#### EXERCISE:
Because the material must match the original, reproduce every line of it exactly.

#### TASK MATERIAL:
# szpajder/dumphfdl

Hardware: AMD Instinct MI355X
Metric: wideband I/Q Msamples/s (cf32 ingest -> decoded HFDL PDUs) at fixed channel count (higher is better)
Workload: dtype f32

## Files before the change

dumphfdl_amd/csrc/demod_core.h:

```cpp
#pragma once
#include <hip/hip_runtime.h>
#include "demod_logic.h"
#include "demod_lds.h"

namespace hfdl {

constexpr int DM_WAVES = 4, DM_THREADS = 64 * DM_WAVES;

__device__ __forceinline__ float dpp_row_shr1(float old, float src)
{
	return __int_as_float(__builtin_amdgcn_update_dpp(__float_as_int(old), __float_as_int(src), 0x111, 0xf, 0xf, false));
}
__device__ __forceinline__ float dpp_row_shl1(float old, float src)
{
	return __int_as_float(__builtin_amdgcn_update_dpp(__float_as_int(old), __float_as_int(src), 0x101, 0xf, 0xf, false));
}
__device__ __forceinline__ float dpp_row_shl2(float old, float src)
{
	return __int_as_float(__builtin_amdgcn_update_dpp(__float_as_int(old), __float_as_int(src), 0x102, 0xf, 0xf, false));
}
__device__ __forceinline__ float dpp_row_ror1(float src)
{
	return __int_as_float(__builtin_amdgcn_update_dpp(0, __float_as_int(src), 0x121, 0xf, 0xf, false));
}
// ... 95 lines not shown

__device__ __forceinline__ cf input_sample(const DemodInput &in, int g)
{
	int b = 0, start = 0;
#pragma unroll
	for (int u = 0; u < DM_MAX_BLOCKS - 1; u++) {
		const int e = in.ends[u];
		if (g >= e) { b = u + 1; start = e; }
	}
	return in.chan[(size_t)b * in.blk_stride + (size_t)(g - start)];
}

template <bool TAPS>
__device__ __forceinline__ void resample_outputs(uint32_t rs_phase, const DemodConst &T, const BlockIo &io, const cf *ring, int k0, int k1, int lane)
{
	const int k = k0 + lane;
	if (k < k1) {
		const uint64_t t = (uint64_t)rs_phase + (uint64_t)k * T.rs_step;
		const int i = (int)(t >> 24);
		const float *h = T.rs_h + ((t & 0xFFFFFFu) >> 16) * D_RS_TAPS;
		float ar = 0, ai = 0;
		for (int j = 0; j < D_RS_TAPS; j++) {
			const cf x = ring[(i - j) & DM_IN_MASK];
			ar += h[j] * x.x;
			ai += h[j] * x.y;
		}
		cf v; v.x = ar; v.y = ai;
		io.rs[k & DM_MASK] = v;
		if (TAPS) io.tap_resampled[k] = v;
	}
}


struct SymsyncRegs {
	float rate, del, tau, bf, q, qhat, v1;
	int b, decim, j;
	int valid_from;
};

__device__ __forceinline__ void symsync_load(SymsyncRegs &r, const ChanScalars &s, const ChanArrays &a, const BlockIo &io, int lane)
{
	if (lane < SS_HIST) {
		cf v; v.x = 0.f; v.y = 0.f;
		if (lane < D_SS_TAPS) v = a.ss_dmf[lane == 0 ? 0 : D_SS_TAPS - lane];
		io.mf[-1 - lane] = v;
	}
	r.rate = s.ss_rate; r.del = s.ss_del; r.tau = s.ss_tau; r.bf = s.ss_bf; r.q = s.ss_q; r.qhat = s.ss_qhat; r.v1 = s.ss_v1;
	r.b = s.ss_b; r.decim = (int)s.ss_decim; r.j = 0;
	r.valid_from = s.ss_head;
}

__device__ __forceinline__ void symsync_restart(SymsyncRegs &r, const DemodShared &sh, int k0)
{
	r.rate = 1.5f; r.del = 1.5f; r.tau = 0.f; r.bf = 0.f; r.q = 0.f; r.qhat = 0.f; r.v1 = 0.f;
	r.b = 0; r.decim = 0;
	r.j = k0 > 0 ? (int)sh.cum[(k0 - 1) & DM_MASK] : 0;
	r.valid_from = k0;
}

__device__ __forceinline__ void symsync_store(const SymsyncRegs &r, ChanScalars &s, ChanArrays &a, const BlockIo &io, int n_out, int lane)
{
	if (lane < D_SS_TAPS) a.ss_dmf[lane == 0 ? 0 : D_SS_TAPS - lane] = io.mf[((n_out - 1) & DM_MASK) - lane];
	if (lane == 0) {
		s.ss_rate = r.rate; s.ss_del = r.del; s.ss_tau = r.tau; s.ss_bf = r.bf; s.ss_q = r.q; s.ss_qhat = r.qhat; s.ss_v1 = r.v1;
		s.ss_b = r.b; s.ss_decim = (uint32_t)r.decim;
		const int vf = r.valid_from - n_out;
		s.ss_head = vf < -64 ? -64 : vf;
	}
}

template <bool MASKED>
__device__ __forceinline__ void symsync_chunk(SymsyncRegs &r, const DemodConst &T, const BlockIo &io, const DemodShared &sh, int k0, int k1, int lane)
{
	const int row = lane >> 4, t = lane & 15;
	const float *base = (const float *)(io.mf - (k0 & ~DM_MASK) - t) + (row & 1);
	int bi = r.b < 0 ? 0 : (r.b >= D_SS_NPFB ? D_SS_NPFB - 1 : r.b);
	float2 h = sh.sstab[bi * 64 + lane];
	float w_lo = base[2 * k0], w_hi = base[2 * (k0 - 16)];
	const bool out_lane = lane == 15 || lane == 31;
	float *const out_base = out_lane ? (float *)sh.outq + (lane == 31 ? 1 : 0) : sh.sink + lane;
	const int out_stride = out_lane ? 2 : 0;
	int cum_v = 0;
	for (int k = k0; k < k1; k++) {
		const float n_lo = base[2 * (k + 1)], n_hi = base[2 * (k + 1 - 16)];
		if (r.b < D_SS_NPFB) {
			float wl = w_lo, wh = w_hi;
			if (MASKED && k - (D_SS_TAPS - 1) < r.valid_from && row < 2) {
				if (k - t < r.valid_from) wl = 0.f;
				if (k - t - 16 < r.valid_from) wh = 0.f;
			}
			int produced = 0;
			do {
				const float p = row_scan_sum(h.x * wl + h.y * wh);
				if (__builtin_expect(r.j < sh.outq_cap, 1)) out_base[out_stride * (r.j & (OUTQ_RING - 1))] = div3(p);
				r.j++;
				if (r.decim == 2) {
					r.decim = 0;
					const float mx = lane_value(p, 15), my = lane_value(p, 31);
					const float dx = lane_value(p, 47), dy = lane_value(p, 63);
					float q = mx * dx + my * dy;
					q = q > 1.0f ? 1.0f : (q < -1.0f ? -1.0f : q);
					r.q = q;
					const float v0 = q - T.lf_a1 * r.v1;
					r.qhat = T.lf_b0 * v0;
					r.v1 = v0;
					r.rate += T.ss_rate_adj * r.qhat;
					r.del = r.rate + r.qhat;
				}
				r.decim++;
				r.tau += r.del;
				r.bf = r.tau * (float)D_SS_NPFB;
				r.b = (int)roundf(r.bf);
				produced++;
				if (r.b < D_SS_NPFB) h = sh.sstab[(r.b < 0 ? 0 : r.b) * 64 + lane];
			} while (r.b < D_SS_NPFB && produced < 4);
		}
		r.tau -= 1.0f;
		r.bf -= (float)D_SS_NPFB;
		r.b -= D_SS_NPFB;
		bi = r.b < 0 ? 0 : (r.b >= D_SS_NPFB ? D_SS_NPFB - 1 : r.b);
		h = sh.sstab[bi * 64 + lane];
		cum_v = (lane == k - k0) ? (r.j < 65535 ? r.j : 65535) : cum_v;
		w_lo = n_lo; w_hi = n_hi;
	}
	if (lane < k1 - k0) sh.cum[(k0 + lane) & DM_MASK] = (uint16_t)cum_v;
}
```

#### WRITTEN RESPONSE:
# szpajder/dumphfdl

Hardware: AMD Instinct MI355X
Metric: wideband I/Q Msamples/s (cf32 ingest -> decoded HFDL PDUs) at fixed channel count (higher is better)
Workload: dtype f32

## Files before the change

dumphfdl_amd/csrc/demod_core.h:

```cpp
#pragma once
#include <hip/hip_runtime.h>
#include "demod_logic.h"
#include "demod_lds.h"

namespace hfdl {

constexpr int DM_WAVES = 4, DM_THREADS = 64 * DM_WAVES;

__device__ __forceinline__ float dpp_row_shr1(float old, float src)
{
	return __int_as_float(__builtin_amdgcn_update_dpp(__float_as_int(old), __float_as_int(src), 0x111, 0xf, 0xf, false));
}
__device__ __forceinline__ float dpp_row_shl1(float old, float src)
{
	return __int_as_float(__builtin_amdgcn_update_dpp(__float_as_int(old), __float_as_int(src), 0x101, 0xf, 0xf, false));
}
__device__ __forceinline__ float dpp_row_shl2(float old, float src)
{
	return __int_as_float(__builtin_amdgcn_update_dpp(__float_as_int(old), __float_as_int(src), 0x102, 0xf, 0xf, false));
}
__device__ __forceinline__ float dpp_row_ror1(float src)
{
	return __int_as_float(__builtin_amdgcn_update_dpp(0, __float_as_int(src), 0x121, 0xf, 0xf, false));
}
// ... 95 lines not shown

__device__ __forceinline__ cf input_sample(const DemodInput &in, int g)
{
	int b = 0, start = 0;
#pragma unroll
	for (int u = 0; u < DM_MAX_BLOCKS - 1; u++) {
		const int e = in.ends[u];
		if (g >= e) { b = u + 1; start = e; }
	}
	return in.chan[(size_t)b * in.blk_stride + (size_t)(g - start)];
}

template <bool TAPS>
__device__ __forceinline__ void resample_outputs(uint32_t rs_phase, const DemodConst &T, const BlockIo &io, const cf *ring, int k0, int k1, int lane)
{
	const int k = k0 + lane;
	if (k < k1) {
		const uint64_t t = (uint64_t)rs_phase + (uint64_t)k * T.rs_step;
		const int i = (int)(t >> 24);
		const float *h = T.rs_h + ((t & 0xFFFFFFu) >> 16) * D_RS_TAPS;
		float ar = 0, ai = 0;
		for (int j = 0; j < D_RS_TAPS; j++) {
			const cf x = ring[(i - j) & DM_IN_MASK];
			ar += h[j] * x.x;
			ai += h[j] * x.y;
		}
		cf v; v.x = ar; v.y = ai;
		io.rs[k & DM_MASK] = v;
		if (TAPS) io.tap_resampled[k] = v;
	}
}


struct SymsyncRegs {
	float rate, del, tau, bf, q, qhat, v1;
	int b, decim, j;
	int valid_from;
};

__device__ __forceinline__ void symsync_load(SymsyncRegs &r, const ChanScalars &s, const ChanArrays &a, const BlockIo &io, int lane)
{
	if (lane < SS_HIST) {
		cf v; v.x = 0.f; v.y = 0.f;
		if (lane < D_SS_TAPS) v = a.ss_dmf[lane == 0 ? 0 : D_SS_TAPS - lane];
		io.mf[-1 - lane] = v;
	}
	r.rate = s.ss_rate; r.del = s.ss_del; r.tau = s.ss_tau; r.bf = s.ss_bf; r.q = s.ss_q; r.qhat = s.ss_qhat; r.v1 = s.ss_v1;
	r.b = s.ss_b; r.decim = (int)s.ss_decim; r.j = 0;
	r.valid_from = s.ss_head;
}

__device__ __forceinline__ void symsync_restart(SymsyncRegs &r, const DemodShared &sh, int k0)
{
	r.rate = 1.5f; r.del = 1.5f; r.tau = 0.f; r.bf = 0.f; r.q = 0.f; r.qhat = 0.f; r.v1 = 0.f;
	r.b = 0; r.decim = 0;
	r.j = k0 > 0 ? (int)sh.cum[(k0 - 1) & DM_MASK] : 0;
	r.valid_from = k0;
}

__device__ __forceinline__ void symsync_store(const SymsyncRegs &r, ChanScalars &s, ChanArrays &a, const BlockIo &io, int n_out, int lane)
{
	if (lane < D_SS_TAPS) a.ss_dmf[lane == 0 ? 0 : D_SS_TAPS - lane] = io.mf[((n_out - 1) & DM_MASK) - lane];
	if (lane == 0) {
		s.ss_rate = r.rate; s.ss_del = r.del; s.ss_tau = r.tau; s.ss_bf = r.bf; s.ss_q = r.q; s.ss_qhat = r.qhat; s.ss_v1 = r.v1;
		s.ss_b = r.b; s.ss_decim = (uint32_t)r.decim;
		const int vf = r.valid_from - n_out;
		s.ss_head = vf < -64 ? -64 : vf;
	}
}

template <bool MASKED>
__device__ __forceinline__ void symsync_chunk(SymsyncRegs &r, const DemodConst &T, const BlockIo &io, const DemodShared &sh, int k0, int k1, int lane)
{
	const int row = lane >> 4, t = lane & 15;
	const float *base = (const float *)(io.mf - (k0 & ~DM_MASK) - t) + (row & 1);
	int bi = r.b < 0 ? 0 : (r.b >= D_SS_NPFB ? D_SS_NPFB - 1 : r.b);
	float2 h = sh.sstab[bi * 64 + lane];
	float w_lo = base[2 * k0], w_hi = base[2 * (k0 - 16)];
	const bool out_lane = lane == 15 || lane == 31;
	float *const out_base = out_lane ? (float *)sh.outq + (lane == 31 ? 1 : 0) : sh.sink + lane;
	const int out_stride = out_lane ? 2 : 0;
	int cum_v = 0;
	for (int k = k0; k < k1; k++) {
		const float n_lo = base[2 * (k + 1)], n_hi = base[2 * (k + 1 - 16)];
		if (r.b < D_SS_NPFB) {
			float wl = w_lo, wh = w_hi;
			if (MASKED && k - (D_SS_TAPS - 1) < r.valid_from && row < 2) {
				if (k - t < r.valid_from) wl = 0.f;
				if (k - t - 16 < r.valid_from) wh = 0.f;
			}
			int produced = 0;
			do {
				const float p = row_scan_sum(h.x * wl + h.y * wh);
				if (__builtin_expect(r.j < sh.outq_cap, 1)) out_base[out_stride * (r.j & (OUTQ_RING - 1))] = div3(p);
				r.j++;
				if (r.decim == 2) {
					r.decim = 0;
					const float mx = lane_value(p, 15), my = lane_value(p, 31);
					const float dx = lane_value(p, 47), dy = lane_value(p, 63);
					float q = mx * dx + my * dy;
					q = q > 1.0f ? 1.0f : (q < -1.0f ? -1.0f : q);
					r.q = q;
					const float v0 = q - T.lf_a1 * r.v1;
					r.qhat = T.lf_b0 * v0;
					r.v1 = v0;
					r.rate += T.ss_rate_adj * r.qhat;
					r.del = r.rate + r.qhat;
				}
				r.decim++;
				r.tau += r.del;
				r.bf = r.tau * (float)D_SS_NPFB;
				r.b = (int)roundf(r.bf);
				produced++;
				if (r.b < D_SS_NPFB) h = sh.sstab[(r.b < 0 ? 0 : r.b) * 64 + lane];
			} while (r.b < D_SS_NPFB && produced < 4);
		}
		r.tau -= 1.0f;
		r.bf -= (float)D_SS_NPFB;
		r.b -= D_SS_NPFB;
		bi = r.b < 0 ? 0 : (r.b >= D_SS_NPFB ? D_SS_NPFB - 1 : r.b);
		h = sh.sstab[bi * 64 + lane];
		cum_v = (lane == k - k0) ? (r.j < 65535 ? r.j : 65535) : cum_v;
		w_lo = n_lo; w_hi = n_hi;
	}
	if (lane < k1 - k0) sh.cum[(k0 + lane) & DM_MASK] = (uint16_t)cum_v;
}
```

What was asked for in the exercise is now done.